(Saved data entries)
☆ ☆ ☆ ☆ ☆
template <int ISECT, bool SMEM, bool COUNT, bool STAGE, int MINB, int TPB, bool RESUME = false>
__global__ void __launch_bounds__(TPB, MINB) render_kernel_lanes(const DevScene sc, const DevCamera cam,
                                                                const DevParams pr) {
    extern __shared__ float4 smem_dyn[];
    constexpr int NW = TPB / 32;
    __shared__ __align__(16) uint8_t s_stage[STAGE ? NW : 1][OUT_SLOTS][TILE_BYTES];
    __shared__ uint32_t s_key[STAGE ? NW : 1][OUT_SLOTS], s_fill[STAGE ? NW : 1][OUT_SLOTS],
        s_valid[STAGE ? NW : 1][OUT_SLOTS], s_hold[STAGE ? NW : 1][OUT_SLOTS],
        s_cnt[STAGE ? NW : 1];
    __shared__ __align__(8) unsigned long long s_bar;

    const unsigned FULL = 0xffffffffu;
    const int lane = threadIdx.x & 31;
    const int warp = threadIdx.x >> 5;

    SceneView sv;
    if (SMEM) {
        const uint32_t geom = sc.ns * 16u + sc.nt * 64u;
        const uint32_t rest = (ISECT == RT_INTERSECT_BVH) ? sc.lni * (uint32_t)NODE_BYTES
                                                          : ((sc.ns + 7u) & ~7u) * 16u;
        uint8_t* base = reinterpret_cast<uint8_t*>(smem_dyn);
        if (threadIdx.x == 0) mbar_init(&s_bar, 1);
        __syncthreads();
        if (threadIdx.x == 0) {
            mbar_expect_tx(&s_bar, geom + rest);
            if (ISECT == RT_INTERSECT_BVH) {
                bulk_g2s(base, sc.sph, geom + rest, &s_bar);
            } else {
                if (geom) bulk_g2s(base, sc.sph, geom, &s_bar);
                if (rest) bulk_g2s(base + geom, sc.sph2, rest, &s_bar);
            }
        }
        sv.sph = reinterpret_cast<const float4*>(base);
        sv.tri = reinterpret_cast<const float4*>(base + sc.ns * 16u);
        sv.sph2 = reinterpret_cast<const float4*>(base + geom);
        sv.nodes_s = (uint32_t)__cvta_generic_to_shared(base + geom);
        sv.nodes_g = nullptr;
    } else {
        sv.sph2 = sc.sph2;
        sv.sph = sc.sph; sv.tri = sc.tri;
        sv.nodes_s = 0;
        sv.nodes_g = reinterpret_cast<const char*>(sc.lnode);
    }
    if (STAGE && lane < OUT_SLOTS) {
        s_key[warp][lane] = KEY_FREE;
        s_fill[warp][lane] = 0u;
        s_hold[warp][lane] = 0u;
        if (lane == 0) s_cnt[warp] = 0xffu << 24;
    }
    if (SMEM) mbar_wait(&s_bar, 0);
    if (SMEM && ISECT == RT_INTERSECT_BVH) {
        for (uint32_t i = threadIdx.x; i < sc.lni; i += TPB) {
            int2* ch = reinterpret_cast<int2*>(reinterpret_cast<uint8_t*>(smem_dyn) + sc.ns * 16u + sc.nt * 64u +
                                               i * (uint32_t)NODE_BYTES + 48u);
            int2 v = *ch;
            if (v.x >= 0) v.x += (int)sv.nodes_s;
            if (v.y >= 0) v.y += (int)sv.nodes_s;
            *ch = v;
        }
        __syncthreads();
    }
    __syncwarp();

    const unsigned lt_mask = (1u << lane) - 1u;
    const uint32_t total_tiles = pr.tiles_x * pr.tiles_y;
    const uint32_t tail_pixels = pr.pixel_list ? pr.list_count : (pr.my_tickets - pr.tail_first) * (uint32_t)TILE_PIX;
    const float spp_f = (float)pr.spp;

    Ctr ctr;
#pragma unroll
    for (int i = 0; i < NUM_COUNTERS; i++) ctr.v[i] = 0;
    unsigned long long rays = 0;

    uint32_t st = 0;
    uint32_t ws = W_TILES_LEFT | ((uint32_t)TILE_PIX << W_NEXT_SHIFT);
    uint32_t tile_g = 0;
    uint32_t px = 0, py = 0, s = 0, left = 0, np = 0;
    float sr = 0.0f, sg = 0.0f, sb = 0.0f;
    Rng rng;
    rng.s0 = rng.s1 = rng.s2 = rng.s3 = 0;
    V3 o = mk(0, 0, 0), d = mk(0, 0, 1);
    uint32_t path[MAX_PATH];

    auto tile_of_ticket = [&](uint32_t k) -> uint32_t {
        uint32_t g = k * pr.tile_ranks + (pr.tile_rank + k) % pr.tile_ranks;
        if (g < total_tiles) g = total_tiles - 1 - g;
        return g;
    };
    auto out_desc = [&]() { return OutDesc{pr.out, pr.done, pr.width, pr.out_row0, pr.row0, pr.slab_tile_rows}; };

    for (;;) {
        unsigned want = __ballot_sync(FULL, (st & (L_HAVE | L_FINISHED)) == 0);
        if (want) {
            while (want) {
                if (((ws >> W_NEXT_SHIFT) & 63u) >= (uint32_t)TILE_PIX && !(ws & W_IN_TAIL)) {
                    if (!(ws & W_TILES_LEFT)) {
                        if (!(st & L_HAVE)) st |= L_FINISHED;
                        break;
                    }
                    uint32_t k = 0;
                    if (lane == 0) k = atomicAdd(&pr.tile_counter[0], 1u);
                    k = __shfl_sync(FULL, k, 0);
                    const uint32_t g = k < pr.tail_first ? tile_of_ticket(k) : total_tiles;
                    if (g >= total_tiles) {
                        ws |= W_IN_TAIL;
                    } else {
                        tile_g = g;
                        ws &= ~((63u << W_NEXT_SHIFT) | (7u << W_SLOT_SHIFT));
                        if (STAGE) {
                            int sl = -1;
#pragma unroll
                            for (int i = OUT_SLOTS - 1; i >= 0; i--)
                                if (s_key[warp][i] == KEY_FREE) sl = i;
                            if (sl < 0) {
                                sl = (int)(k % OUT_SLOTS);
                                const uint32_t f = s_fill[warp][sl], og = s_key[warp][sl];
                                __syncwarp();
                                if (f) evict_tile(out_desc(), s_stage[warp][sl], (og % pr.tiles_x) * TILE_W,
                                                  pr.row0 + (og / pr.tiles_x) * TILE_H, f, s_hold[warp][sl], &s_cnt[warp]);
                            }
                            const uint32_t x0 = (g % pr.tiles_x) * TILE_W, y0 = pr.row0 + (g / pr.tiles_x) * TILE_H;
                            const uint32_t vm = __ballot_sync(FULL, (x0 + (lane & 7) < pr.width) && (y0 + (lane >> 3) < pr.row1));
                            __syncwarp();
                            if (lane == 0) {
                                s_key[warp][sl] = g;
                                s_fill[warp][sl] = 0u;
                                s_hold[warp][sl] = 0u;
                                s_valid[warp][sl] = vm;
                                const uint32_t slab = ((g / pr.tiles_x) / pr.slab_tile_rows) & 0xffu, w = s_cnt[warp];
                                if ((w >> 24) != slab) {
                                    if (pr.done && (w & 0xffffffu)) release_count(pr.done, w >> 24, w & 0xffffffu);
                                    s_cnt[warp] = slab << 24;
                                }
                            }
                            __syncwarp();
                            ws |= (uint32_t)(sl + 1) << W_SLOT_SHIFT;
                        }
                    }
                }
                uint32_t x = pr.width, y = 0, slot1 = 0, second = 0;
                const uint32_t my = __popc(want & lt_mask);
                const bool wants = (st & (L_HAVE | L_FINISHED)) == 0;
                bool redo_round = false, exhausted = false;
                uint32_t base = 0;
                if (ws & W_IN_TAIL) {
                    if (lane == 0) base = atomicAdd(&pr.tile_counter[1], (unsigned int)__popc(want));
                    base = __shfl_sync(FULL, base, 0);
                    redo_round = exhausted = base >= tail_pixels;
                }
                if (redo_round) {
                    uint32_t t0 = 0, n_take = 0;
                    if (!pr.pixel_list && lane == 0) {
                        int landed = sc.aux_ready;
                        if (!landed) asm volatile("ld.acquire.sys.global.s32 %0, [%1];" : "=r"(landed) : "l"(sc.aux_flag) : "memory");
                        const unsigned long long cnt = *reinterpret_cast<volatile unsigned long long*>(pr.redo_count);
                        if (landed && cnt <= pr.redo_cap) {
                            for (;;) {
                                t0 = *reinterpret_cast<volatile unsigned int*>(&pr.tile_counter[2]);
                                n_take = min((uint32_t)__popc(want), (uint32_t)cnt - min((uint32_t)cnt, t0));
                                if (n_take == 0 || atomicCAS(&pr.tile_counter[2], t0, t0 + n_take) == t0) break;
                            }
                        }
                    }
                    t0 = __shfl_sync(FULL, t0, 0);
                    n_take = __shfl_sync(FULL, n_take, 0);
                    if (n_take == 0 && exhausted) {
                        ws &= ~(W_TILES_LEFT | W_IN_TAIL);
                        if (!(st & L_HAVE)) st |= L_FINISHED;
                        break;
                    }
                    if (n_take) {
                        if (wants && my < n_take) {
                            uint32_t e;
                            for (uint32_t spin = 0;; spin++) {
                                e = *reinterpret_cast<volatile unsigned int*>(&pr.redo_list[t0 + my]);
                                if (e & REDO_VALID) break;
                                if (spin > (1u << 24)) __trap();
                            }
                            e &= ~REDO_VALID;
                            x = e % pr.width;
                            y = e / pr.width;
                            second = L_SECOND;
                        }
                        base = tail_pixels;
                    }
                }
                if (redo_round && base >= tail_pixels) {
                } else if (ws & W_IN_TAIL) {
                    const uint32_t idx = base + my;
                    if (wants && idx < tail_pixels) {
                        if (pr.pixel_list) {
                            const uint32_t p = pr.pixel_list[idx] & ~REDO_VALID;
                            x = p % pr.width;
                            y = p / pr.width;
                        } else {
                            const uint32_t g = tile_of_ticket(pr.tail_first + idx / TILE_PIX);
                            const uint32_t j = idx % TILE_PIX;
                            if (g < total_tiles) {
                                x = (g % pr.tiles_x) * TILE_W + (j & (TILE_W - 1));
                                y = pr.row0 + (g / pr.tiles_x) * TILE_H + (j / TILE_W);
                            }
                        }
                    }
                } else {
                    const uint32_t next = (ws >> W_NEXT_SHIFT) & 63u, avail = (uint32_t)TILE_PIX - next;
                    if (wants && my < avail) {
                        const uint32_t j = next + my;
                        x = (tile_g % pr.tiles_x) * TILE_W + (j & (TILE_W - 1));
                        y = pr.row0 + (tile_g / pr.tiles_x) * TILE_H + (j / TILE_W);
                        slot1 = (ws >> W_SLOT_SHIFT) & 7u;
                    }
                    ws += min((uint32_t)__popc(want), avail) << W_NEXT_SHIFT;
                }
                if (x < pr.width && y < pr.row1) {
                    px = x; py = y;
                    st = L_HAVE | (slot1 << L_SLOT_SHIFT) | second;
                    if constexpr (RESUME) {
                        if (pr.s0 == 0) {
                            rng.seed_from_u64(pr.seed + ((uint64_t)y * pr.width + x));
                            sr = sg = sb = 0.0f;
                        } else {
                            const uint4* rec = pr.state_in + ((size_t)(y - pr.row0) * pr.width + x) * 3;
                            const uint4 a = __ldcs(rec), b = __ldcs(rec + 1), c = __ldcs(rec + 2);
                            rng.s0 = ((uint64_t)a.y << 32) | a.x;
                            rng.s1 = ((uint64_t)a.w << 32) | a.z;
                            rng.s2 = ((uint64_t)b.y << 32) | b.x;
                            rng.s3 = ((uint64_t)b.w << 32) | b.z;
                            sr = __uint_as_float(c.x); sg = __uint_as_float(c.y); sb = __uint_as_float(c.z);
                        }
                        s = pr.s0;
                    } else {
                        rng.seed_from_u64(pr.seed + ((uint64_t)y * pr.width + x));
                        sr = sg = sb = 0.0f;
                        s = 0;
                    }
                    left = 0;
                }
                want = __ballot_sync(FULL, (st & (L_HAVE | L_FINISHED)) == 0);
            }
        }
        if (__ballot_sync(FULL, st & L_HAVE) == 0) break;

        if (st & L_HAVE) {
            if (left == 0) {
                primary_ray(cam, px, pr.height - py - 1, rng, &o, &d);
                left = pr.depth;
                np = 0;
            }
            rays++;
            if (COUNT) {
                ctr.v[CTR_ACTIVE_LANES]++;
                unsigned am = __activemask();
                if (lane == (__ffs(am) - 1)) ctr.v[CTR_TOTAL_LANES] += 32;
            }
            Hit h;
            if (ISECT == RT_INTERSECT_BRUTE) trace_brute<COUNT>(sc, sv, o, d, h, ctr);
            else trace_bvh_ch<COUNT, SMEM>(sc, sv, o, d, h, ctr);
            if (h.unsure) st |= L_REDO;

            bool done;
            float Lr, Lg, Lb;
            if (h.pid >= 0) {
                const float e = __ldg(&sc.emis[h.pid]);
                const float4 m = __ldg(&sc.mat[h.pid]);
                if (e > 0.0f) {
                    Lr = x_mul(m.x, e); Lg = x_mul(m.y, e); Lb = x_mul(m.z, e);
                    done = true;
                    if (COUNT) ctr.v[CTR_EMISSIVE]++;
                } else {
                    V3 n;
                    if (COUNT) ctr.v[h.pid < (int)sc.ns ? CTR_SHADE_SPH : CTR_SHADE_TRI]++;
                    if (h.pid < (int)sc.ns) {
                        n = x_normalize_or_zero(x_sub(h.p, ld3(sv.sph[h.pid])));
                    } else {
                        n = ld3(sv.tri[4 * (h.pid - (int)sc.ns) + 3]);
                    }
                    V3 diffuse = x_add(unit_sphere(rng), n);
                    float kk = x_mul(2.0f, x_dot(d, n));
                    V3 glossy = x_sub(d, x_scale(n, kk));
                    V3 scat = x_add(diffuse, x_scale(x_sub(glossy, diffuse), m.w));
                    const V3 nd = x_normalize_or(scat, n);
                    o = h.p;
                    d = x_normalize_div(nd);
                    path[np++] = (uint32_t)h.pid;
                    left--;
                    done = (left == 0);
                    Lr = Lg = Lb = 0.0f;
                }
            } else {
                if (COUNT) ctr.v[CTR_SKY]++;
                const float ny = x_normalize_or_zero(d).y;
                float t = x_add(x_mul(ny, 0.5f), 1.0f);
                float k1 = x_sub(1.0f, t);
                float w = x_mul(1.0f, t);
                Lr = x_add(w, x_mul(0.3f, k1));
                Lg = Lr;
                Lb = x_add(w, x_mul(0.8f, k1));
                done = true;
            }
            if (done) {
#pragma unroll 1
                while (np > 0) {
                    const float4 m = __ldg(&sc.mat[path[--np]]);
                    Lr = x_mul(m.x, Lr); Lg = x_mul(m.y, Lg); Lb = x_mul(m.z, Lb);
                }
                sr = x_add(sr, Lr); sg = x_add(sg, Lg); sb = x_add(sb, Lb);
                s++;
                left = 0;
                if (s == pr.spp) {
                    if constexpr (RESUME) {
                        if (!(st & L_REDO)) {
                            uint4* rec = pr.state_out + ((size_t)(py - pr.row0) * pr.width + px) * 3;
                            __stcs(rec, make_uint4((uint32_t)rng.s0, (uint32_t)(rng.s0 >> 32), (uint32_t)rng.s1, (uint32_t)(rng.s1 >> 32)));
                            __stcs(rec + 1, make_uint4((uint32_t)rng.s2, (uint32_t)(rng.s2 >> 32), (uint32_t)rng.s3, (uint32_t)(rng.s3 >> 32)));
                            __stcs(rec + 2, make_uint4(__float_as_uint(sr), __float_as_uint(sg), __float_as_uint(sb), 0u));
                        }
                    }
                    const uint32_t rgb = quantise(sr, spp_f) | (quantise(sg, spp_f) << 8) | (quantise(sb, spp_f) << 16);
                    const bool hold = (st & L_REDO) != 0;
                    const int my_sl = (int)((st >> L_SLOT_SHIFT) & 7u) - 1;
                    bool staged = false;
                    if (STAGE && my_sl >= 0) {
                        const uint32_t key = ((py - pr.row0) / TILE_H) * pr.tiles_x + px / TILE_W;
                        if (s_key[warp][my_sl] == key) {
                            const uint32_t j = (px & (TILE_W - 1)) + TILE_W * ((py - pr.row0) & (TILE_H - 1));
                            uint8_t* dst = s_stage[warp][my_sl] + 3 * j;
                            dst[0] = (uint8_t)rgb; dst[1] = (uint8_t)(rgb >> 8); dst[2] = (uint8_t)(rgb >> 16);
                            if (hold) atomicAdd(&s_hold[warp][my_sl], 1u);
                            asm volatile("" ::: "memory");
                            const uint32_t now = atomicOr(&s_fill[warp][my_sl], 1u << j) | (1u << j);
                            if (now == s_valid[warp][my_sl]) {
                                complete_tile(out_desc(), s_stage[warp][my_sl], px & ~(uint32_t)(TILE_W - 1),
                                              py - ((py - pr.row0) & (TILE_H - 1)), now, s_hold[warp][my_sl], &s_cnt[warp]);
                                s_fill[warp][my_sl] = 0u;
                                s_hold[warp][my_sl] = 0u;
                                asm volatile("" ::: "memory");
                                s_key[warp][my_sl] = KEY_FREE;
                            }
                            staged = true;
                        }
                    }
                    if (!staged) store_pixel(out_desc(), px, py, rgb, !hold, STAGE ? &s_cnt[warp] : nullptr);
                    if (st & L_REDO) {
                        atomicAdd(&pr.redo_slab[((py - pr.row0) / TILE_H) / pr.slab_tile_rows], 1ull);
                        const unsigned long long at = atomicAdd(pr.redo_count, 1ull);
                        if (at < pr.redo_cap) pr.redo_list[at] = REDO_VALID | (py * pr.width + px);
                    } else if (st & L_SECOND) {
                        atomicAdd(&pr.redo_slab[((py - pr.row0) / TILE_H) / pr.slab_tile_rows], ~0ull);
                    }
                    st &= ~(L_HAVE | L_REDO | L_SECOND);
                }
            }
        }
    }

    if (STAGE && pr.done) {
        __syncwarp();
        const uint32_t w = s_cnt[warp];
        if (lane == 0 && (w & 0xffffffu)) release_count(pr.done, w >> 24, w & 0xffffffu);
    }
    ctr.v[CTR_RAYS] = rays;
#pragma unroll
    for (int i = 0; i < NUM_COUNTERS; i++) {
        if (!COUNT && i != CTR_RAYS) continue;
        unsigned long long v = ctr.v[i];
#pragma unroll
        for (int ofs = 16; ofs > 0; ofs >>= 1) v += __shfl_down_sync(FULL, v, ofs);
        if (lane == 0 && v) atomicAdd(&pr.counters[i], v);
    }
}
☆ ☆ ☆ ☆ ☆
• _EXERCISE BRIEF_:
Wherever the word "break" appears in a line of the data above, copy that line.

• _TASK ANSWER_:
                        break;
                                if (n_take == 0 || atomicCAS(&pr.tile_counter[2], t0, t0 + n_take) == t0) break;
                        break;
                                if (e & REDO_VALID) break;
        if (__ballot_sync(FULL, st & L_HAVE) == 0) break;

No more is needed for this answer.